━━━ Data in this exercise ━━━
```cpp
int pf_resnorms(pf_graph* g, int32_t ax_first, int32_t x_first, const double* lam, int32_t count, double* out) {
    PF_TRY(check_slots(g, ax_first, count, "pf_resnorms"));
    PF_TRY(check_slots(g, x_first, count, "pf_resnorms"));
    PF_CHECK(out != nullptr && lam != nullptr && count > 0, PF_E_ARG, "pf_resnorms: bad argument");
    hipStream_t st = g->ctx->stream;
    PF_TRY(pf_reduce_ensure(g, count));
    for (int32_t at = 0; at < count; at += PF_RESNORMS_MAX) {
        const int32_t nb = std::min(count - at, PF_RESNORMS_MAX);
        LamArgs la{};
        for (int32_t i = 0; i < nb; ++i) la.lam[i] = lam[at + i];
        k_resnorms_partial<<<dim3((unsigned)g->n_chunks, (unsigned)nb), PF_BLOCK, 0, st>>>(g->ws, g->n_pad, ax_first + at, x_first + at, la,
// ... 103 lines not shown
    VecStats* part = reinterpret_cast<VecStats*>(g->partials);
    VecStats* fin = part + (size_t)count * g->n_chunks;
    dim3 grid((unsigned)g->n_chunks, (unsigned)count);
    k_vec_stats_partial<<<grid, PF_BLOCK, 0, st>>>(g->ws, g->n_pad, g->n, first, g->sg, g->perm, g->perm_m, from_sym, g->n_chunks, part);
    PF_HIP(hipGetLastError());
    k_vec_stats_finish<<<(unsigned)count, PF_WAVE, 0, st>>>(part, g->n_chunks, fin);
    PF_HIP(hipGetLastError());
    double *d_params = nullptr, *d_out = nullptr;
    pf_free(st, g->final_vecs);
    g->final_vecs = nullptr;
    g->final_count = 0;
    PF_HIP(pf_malloc(st, (void**)&d_params, sizeof(double) * 4 * (size_t)count + sizeof(VecStats) * (size_t)count));
    VecStats* d_stats = reinterpret_cast<VecStats*>(d_params + 4 * (size_t)count);
    hipError_t e = pf_malloc(st, (void**)&d_out, sizeof(double) * (size_t)g->n * count);
    if (e == hipSuccess) {
        k_vec_params<<<1, PF_WAVE, 0, st>>>(fin, count, minmax, d_params);
        k_vec_apply<<<pf_blocks(g->n), PF_BLOCK, 0, st>>>(g->ws, g->n_pad, g->n, first, count, g->sg, g->iperm, g->mrank, from_sym, d_params, d_out);
        e = hipGetLastError();
    }
    if (e == hipSuccess) e = hipMemcpyAsync(d_stats, fin, sizeof(VecStats) * count, hipMemcpyDeviceToDevice, st);
    if (e == hipSuccess) e = hipEventRecord(g->final_ready, st);
    if (e == hipSuccess) e = hipStreamWaitEvent(ctx->copy_stream, g->final_ready, 0);
    if (e == hipSuccess) e = hipMemcpyAsync(g->final_stats, d_stats, sizeof(VecStats) * count, hipMemcpyDeviceToHost, ctx->copy_stream);
    if (e == hipSuccess) e = hipEventRecord(g->final_done, ctx->copy_stream);
    if (e != hipSuccess) {
        (void)hipStreamSynchronize(ctx->copy_stream);
        pf_free(st, d_params);
        pf_free(st, d_out);
        PF_HIP(e);
    }
    g->final_vecs = d_out;
    g->final_count = count;
    g->final_params = d_params;
    g->final_pending = count;
    g->final_check = count;
// ... 372 lines not shown
```

Before: 1022.

## Batch eigsort launches, overlap sort on side stream, fuse gram and small-result copies

```diff
diff --git a/pyfocusr_amd/csrc/pf_eigs.hip b/pyfocusr_amd/csrc/pf_eigs.hip
--- a/pyfocusr_amd/csrc/pf_eigs.hip
+++ b/pyfocusr_amd/csrc/pf_eigs.hip
@@ -52,8 +52,7 @@
         return pf_resnorms(g, ax_first, x_first, lam, count, out);
     }
     int gram_begin(int32_t first_a, int32_t count_a, int32_t first_b, int32_t count_b, bool self_b) override {
-        PF_TRY(pf_gram_begin(g, first_a, count_a, first_b, count_b, 0));
-        return self_b ? pf_gram_begin(g, first_b, count_b, first_b, count_b, 1) : PF_OK;
+        return pf_gram_begin(g, first_a, count_a, first_b, count_b, self_b ? 1 : 0);
     }
     bool orth_split(int32_t first2, int32_t split) override { return pf_orth_split(g, first2, split) == PF_OK; }
     int gram_end(double* out) override { return pf_small_end(g, out); }
diff --git a/pyfocusr_amd/csrc/pf_eigsort.hip b/pyfocusr_amd/csrc/pf_eigsort.hip
--- a/pyfocusr_amd/csrc/pf_eigsort.hip
+++ b/pyfocusr_amd/csrc/pf_eigsort.hip
@@ -4,10 +4,6 @@
 #include <vector>
 
 #include "pf_internal.h"
-
-extern "C" int pf_knn1_blocks(pf_ctx* c, const double* ref_block, int64_t n_ref, int32_t ref_stride, const double* qry_block, int64_t n_qry,
-                              int32_t qry_stride, int32_t d, const int32_t* col_ref, const double* scale_ref, const int32_t* col_qry,
-                              const double* scale_qry, int64_t* idx_out, double* d2_out);
 
 namespace {
 
@@ -15,19 +11,35 @@
 constexpr int ES_MAX_SAMPLES = 16384;
 constexpr int ES_RED_THREADS = 256;
 
-__global__ __launch_bounds__(PF_BLOCK) void k_es_gather(const double* __restrict__ fin, int32_t fc, const double* __restrict__ pts,
-                                                        const int64_t* __restrict__ rows, int64_t m, int32_t k,
-                                                        const int32_t* __restrict__ col, const double* __restrict__ sign,
-                                                        double* __restrict__ vals, double* __restrict__ raw) {
+struct EsSet {
+    const double* fin;
+    const double* pts;
+    const int64_t* rows;
+    const int32_t* col;
+    const double* sign;
+    double* vals;
+    double* raw;
+    double* norm;
+    double* lohi;
+    int64_t m;
+    int32_t fc;
+};
+
+__global__ __launch_bounds__(PF_BLOCK) void k_es_gather(EsSet t, EsSet s, int32_t k) {
+    const EsSet& a = blockIdx.y ? s : t;
+    const int64_t m = a.m;
     const int64_t e = (int64_t)blockIdx.x * PF_BLOCK + threadIdx.x;
     if (e >= m * (k + 3)) return;
     const int64_t c = e / m, r = e - c * m;
-    if (c < k) vals[c * m + r] = fin[rows[r] * fc + col[c]] * sign[c];
-    else raw[r * 3 + (c - k)] = pts[rows[r] * 3 + (c - k)];
-}
-
-__global__ __launch_bounds__(ES_RED_THREADS) void k_es_minmax(const double* __restrict__ raw, int64_t m, double* __restrict__ lohi) {
+    if (c < k) a.vals[c * m + r] = a.fin[a.rows[r] * a.fc + a.col[c]] * a.sign[c];
+    else a.raw[r * 3 + (c - k)] = a.pts[a.rows[r] * 3 + (c - k)];
+}
+
+__global__ __launch_bounds__(ES_RED_THREADS) void k_es_minmax(EsSet t, EsSet s) {
     __shared__ double slo[ES_RED_THREADS], shi[ES_RED_THREADS];
+    const EsSet& a = blockIdx.y ? s : t;
+    const double* __restrict__ raw = a.raw;
+    const int64_t m = a.m;
     const int c = blockIdx.x;
     double lo = INFINITY, hi = -INFINITY;
     for (int64_t r = threadIdx.x; r < m; r += ES_RED_THREADS) {
@@ -38,25 +50,97 @@
     slo[threadIdx.x] = lo;
     shi[threadIdx.x] = hi;
     __syncthreads();
-    for (int s = ES_RED_THREADS / 2; s > 0; s >>= 1) {
-        if (threadIdx.x < s) {
-            slo[threadIdx.x] = slo[threadIdx.x + s] < slo[threadIdx.x] ? slo[threadIdx.x + s] : slo[threadIdx.x];
-            shi[threadIdx.x] = shi[threadIdx.x + s] > shi[threadIdx.x] ? shi[threadIdx.x + s] : shi[threadIdx.x];
+    for (int s2 = ES_RED_THREADS / 2; s2 > 0; s2 >>= 1) {
+        if (threadIdx.x < s2) {
+            slo[threadIdx.x] = slo[threadIdx.x + s2] < slo[threadIdx.x] ? slo[threadIdx.x + s2] : slo[threadIdx.x];
+            shi[threadIdx.x] = shi[threadIdx.x + s2] > shi[threadIdx.x] ? shi[threadIdx.x + s2] : shi[threadIdx.x];
         }
         __syncthreads();
     }
     if (threadIdx.x == 0) {
-        lohi[c] = slo[0];
-        lohi[3 + c] = shi[0];
-    }
-}
-
-__global__ __launch_bounds__(PF_BLOCK) void k_es_normalize(const double* __restrict__ raw, const double* __restrict__ lohi, int64_t m,
-                                                           double* __restrict__ out) {
+        a.lohi[c] = slo[0];
+        a.lohi[3 + c] = shi[0];
+    }
+}
+
+__global__ __launch_bounds__(PF_BLOCK) void k_es_normalize(EsSet t, EsSet s) {
+    const EsSet& a = blockIdx.y ? s : t;
     const int64_t e = (int64_t)blockIdx.x * PF_BLOCK + threadIdx.x;
-    if (e >= m * 3) return;
+    if (e >= a.m * 3) return;
     const int c = (int)(e % 3);
-    out[e] = (raw[e] - lohi[c]) / (lohi[3 + c] - lohi[c]);
+    a.norm[e] = (a.raw[e] - a.lohi[c]) / (a.lohi[3 + c] - a.lohi[c]);
+}
+
+template <int E>
+__device__ __forceinline__ void es_sort_log(const double* __restrict__ src, int64_t m, int n_pow2, double* buf, double* __restrict__ out,
+                                            double* __restrict__ out_flip) {
+    const int t = threadIdx.x, lane = t & (PF_WAVE - 1);
+    const int base = t * E;
+    const bool active = base < n_pow2;
+    double v[E];
+#pragma unroll
+    for (int e = 0; e < E; ++e) v[e] = base + e < m ? src[base + e] : INFINITY;
+    for (int size = 2; size <= n_pow2; size <<= 1) {
+        int stride = size >> 1;
+        if (stride >= PF_WAVE * E) {
+            if (active) {
+#pragma unroll
+                for (int e = 0; e < E; ++e) buf[base + e] = v[e];
+            }
+            __syncthreads();
+            for (; stride >= PF_WAVE * E; stride >>= 1) {
+                for (int p = t; p < n_pow2 / 2; p += ES_SORT_THREADS) {
+                    const int pos = 2 * p - (p & (stride - 1));
+                    const double a = buf[pos], c = buf[pos + stride];
+                    const bool up = (pos & size) == 0;
+                    if ((a > c) == up) {
+                        buf[pos] = c;
+                        buf[pos + stride] = a;
+                    }
+                }
+                __syncthreads();
+            }
+            if (active) {
+#pragma unroll
+                for (int e = 0; e < E; ++e) v[e] = buf[base + e];
+            }
+        }
+        const bool up = (base & size) == 0;
+        for (; stride >= E; stride >>= 1) {
+            const int lm = stride / E;
+            const bool lower = (lane & lm) == 0;
+#pragma unroll
+            for (int e = 0; e < E; ++e) {
+                const double other = __shfl_xor(v[e], lm, PF_WAVE);
+                const double a = lower ? v[e] : other, c = lower ? other : v[e];
+                if ((a > c) == up) v[e] = other;
+            }
+        }
+#pragma unroll
+        for (int s = E / 2; s > 0; s >>= 1) {
+            if (s < size) {
+#pragma unroll
+                for (int e = 0; e < E; ++e) {
+                    if ((e & s) == 0) {
+                        const double a = v[e], c = v[e + s];
+                        if ((a > c) == (((base + e) & size) == 0)) {
+                            v[e] = c;
+                            v[e + s] = a;
+                        }
+                    }
+                }
+            }
+        }
+    }
+    const double eps = DBL_EPSILON;
+#pragma unroll
+    for (int e = 0; e < E; ++e) {
+        const int64_t pos = base + e;
+        if (pos < m) {
+            out[pos] = log(v[e] + 0.5 + eps);
+            if (out_flip) out_flip[m - 1 - pos] = log(-v[e] + 0.5 + eps);
+        }
+    }
 }
 
 __global__ __launch_bounds__(ES_SORT_THREADS) void k_es_sort_log(const double* __restrict__ vals_t, const double* __restrict__ vals_s,
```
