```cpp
template <int MT, int KW, int SW, int KD>
struct PersGeom {
    static constexpr int TY = 2 * MT;
    static constexpr int KH = KW;
    static constexpr int PW = 31 * SW + KW;
    static constexpr int PH = (TY - 1) * SW + KH;
    static constexpr int ROWS = KD * PH;
    static constexpr int PWH = (PW + 1) / 2;
    static constexpr int ROWSLOTS = SW == 1 ? PW * 2 : PWH * 4;
    static constexpr int USED = ROWS * ROWSLOTS;
    static constexpr int NBLK = (USED + 63) / 64;
    static constexpr int PLANE = ((NBLK * 64 + 7) & ~7) + 4;
};

static inline bool fill_pers_args(const ConvArgs& a, int TY, PersArgs& p) {
    p.tiles_x = (unsigned)((a.Wo + 31) / 32);
    p.tiles_y = (unsigned)((a.Ho + TY - 1) / TY);
    const long ntiles = (long)p.tiles_x * p.tiles_y * a.Do * a.B;
    const long out_bytes = (long)a.B * a.DoF * a.HoF * a.WoF * a.cout * 4;
    if (ntiles >= (1L << 30) || a.in_bytes >= (1u << 31) || out_bytes >= (1L << 31)) return false;
    p.ntiles = (unsigned)ntiles;
    p.out_bytes = (unsigned)out_bytes;
    p.prio = 0;
    const unsigned divisors[3] = {p.tiles_x, p.tiles_y, (unsigned)a.Do};
    for (int i = 0; i < 3; ++i) {
        find_divisor(divisors[i], p.mul[i], p.shr[i]);
        p.one[i] = divisors[i] == 1 ? ~0u : 0u;
    }
    return true;
}

int num_cus();

static inline bool allow_big_lds(const void* kern, unsigned long& done) {
    int dev = 0;
    if (hipGetDevice(&dev) != hipSuccess) return false;
    if (dev >= 0 && dev < 64 && ((done >> dev) & 1ul)) return true;
    if (hipFuncSetAttribute(kern, hipFuncAttributeMaxDynamicSharedMemorySize, 160 * 1024) != hipSuccess) return false;
    if (dev >= 0 && dev < 64) done |= 1ul << dev;
    return true;
}

int dispatch_pers(const ConvArgs& a, int mt, int nt, int wpc, hipStream_t s);
int dispatch_pp(const ConvArgs& a, int mt, int nt, hipStream_t s);
int dispatch_wino(const ConvArgs& a, int nt, int wpc, bool ring, hipStream_t s);
int dispatch_b3(const ConvArgs& a, int mt, int wpc, hipStream_t s);
int dispatch_1x1(const ConvArgs& a, int mt, int wpc, hipStream_t s);

int dispatch_deconv_select_mfma(const float* in, const float* w, const float* scale, const float* shift, const float* skip,
                                const float* prob_w, const float* prob_b, const float* hypo, float* attn, float* depth,
                                float* conf, float* inv_min, float* inv_max, float* logits_out, int B, int D, int Hi, int Wi,
                                int relu, float split_itv, hipStream_t s);

}
```

mvster_amd/csrc/conv_mfma.hip:

```cpp
#include <stdlib.h>

#include "conv_args.hpp"

namespace {

using namespace mvconv;

typedef unsigned u32x4v __attribute__((ext_vector_type(4)));

#ifdef MVSTER_TIMELINE
__device__ unsigned long long* g_tl = nullptr;
#define MV_TL(k)                                                                                              \
    do {                                                                                                      \
        __builtin_amdgcn_sched_barrier(0);                                                                    \
        if (g_tl && (threadIdx.x & 63) == 0)                                                                  \
            g_tl[((size_t)blockIdx.x * 4 + (threadIdx.x >> 6)) * 8 + (k)] = __builtin_amdgcn_s_memtime();     \
        __builtin_amdgcn_sched_barrier(0);                                                                    \
    } while (0)
#define MV_TL_ID()                                                                                            \
    do {                                                                                                      \
        if (g_tl && (threadIdx.x & 63) == 0) {                                                                \
            g_tl[((size_t)blockIdx.x * 4 + (threadIdx.x >> 6)) * 8 + 6] = __builtin_amdgcn_s_getreg(63492);   \
            g_tl[((size_t)blockIdx.x * 4 + (threadIdx.x >> 6)) * 8 + 7] = __builtin_amdgcn_s_getreg(63508);   \
        }                                                                                                     \
    } while (0)
#else
#define MV_TL(k)
#define MV_TL_ID()
#endif

__device__ __forceinline__ void epilogue_store(const ConvArgs& a, f32x4v v, int n0, long opix, int b, int oy, int ox,
                                               const f32x4v sc, const f32x4v sh) {
    const bool vec = (n0 + 3 < a.cout) && ((a.cout & 3) == 0);
#pragma unroll
    for (int j = 0; j < 4; ++j) {
        v[j] = fmaf(v[j], sc[j], sh[j]);
        if (a.relu) v[j] = fmaxf(v[j], 0.0f);
    }
    if (a.prob_w) {
        if (a.skip_mode == 1) {
            const f32x4v k = *reinterpret_cast<const f32x4v*>(a.skip + opix * a.cout + n0);
#pragma unroll
            for (int j = 0; j < 4; ++j) v[j] += k[j];
        }
        float part = v[0] * a.prob_w[n0];
#pragma unroll
        for (int j = 1; j < 4; ++j) part = fmaf(v[j], a.prob_w[n0 + j], part);
        const float other = __shfl_xor(part, 16);
        if (n0 == 0) a.out[opix] = (part + other) + a.prob_b[0];
        return;
    }
    float* op = a.out + opix * a.cout + n0;
    if (vec) {
        if (a.skip_mode == 1) {
            const f32x4v k = *reinterpret_cast<const f32x4v*>(a.skip + opix * a.cout + n0);
#pragma unroll
            for (int j = 0; j < 4; ++j) v[j] += k[j];
        } else if (a.skip_mode == 2) {
            const int hh = a.HoF / 2, wh = a.WoF / 2;
            const mv::Lerp ly = mv::make_lerp(oy, hh, a.HoF), lx = mv::make_lerp(ox, wh, a.WoF);
            const float* sk = a.skip + (long)b * hh * wh * a.cout + n0;
            const f32x4v k00 = *reinterpret_cast<const f32x4v*>(sk + ((long)ly.i0 * wh + lx.i0) * a.cout);
            const f32x4v k01 = *reinterpret_cast<const f32x4v*>(sk + ((long)ly.i0 * wh + lx.i1) * a.cout);
            const f32x4v k10 = *reinterpret_cast<const f32x4v*>(sk + ((long)ly.i1 * wh + lx.i0) * a.cout);
            const f32x4v k11 = *reinterpret_cast<const f32x4v*>(sk + ((long)ly.i1 * wh + lx.i1) * a.cout);
#pragma unroll
            for (int j = 0; j < 4; ++j) v[j] = mv::bilerp(ly, lx, k00[j], k01[j], k10[j], k11[j]) + v[j];
        }
        *reinterpret_cast<f32x4v*>(op) = v;
    } else {
        for (int j = 0; j < 4; ++j) {
            if (n0 + j >= a.cout) break;
            float r = v[j];
            if (a.skip_mode == 1) r += a.skip[opix * a.cout + n0 + j];
            op[j] = r;
        }
    }
}

__device__ __forceinline__ void epilogue_store(const ConvArgs& a, f32x4v v, int n0, long opix, int b, int oy, int ox) {
    epilogue_store(a, v, n0, opix, b, oy, ox, *reinterpret_cast<const f32x4v*>(a.scale + n0),
                   *reinterpret_cast<const f32x4v*>(a.shift + n0));
}

constexpr int conv_min_waves(int mt, int nt) {
    const int t = mt * nt;
    return t <= 2 ? 5 : (t <= 4 ? 4 : (t <= 8 ? 3 : 2));
}
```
━━━
Looking at the entries above, find how many lines include the word "NBLK" and write that number alone.

--- Exercise answer ---
2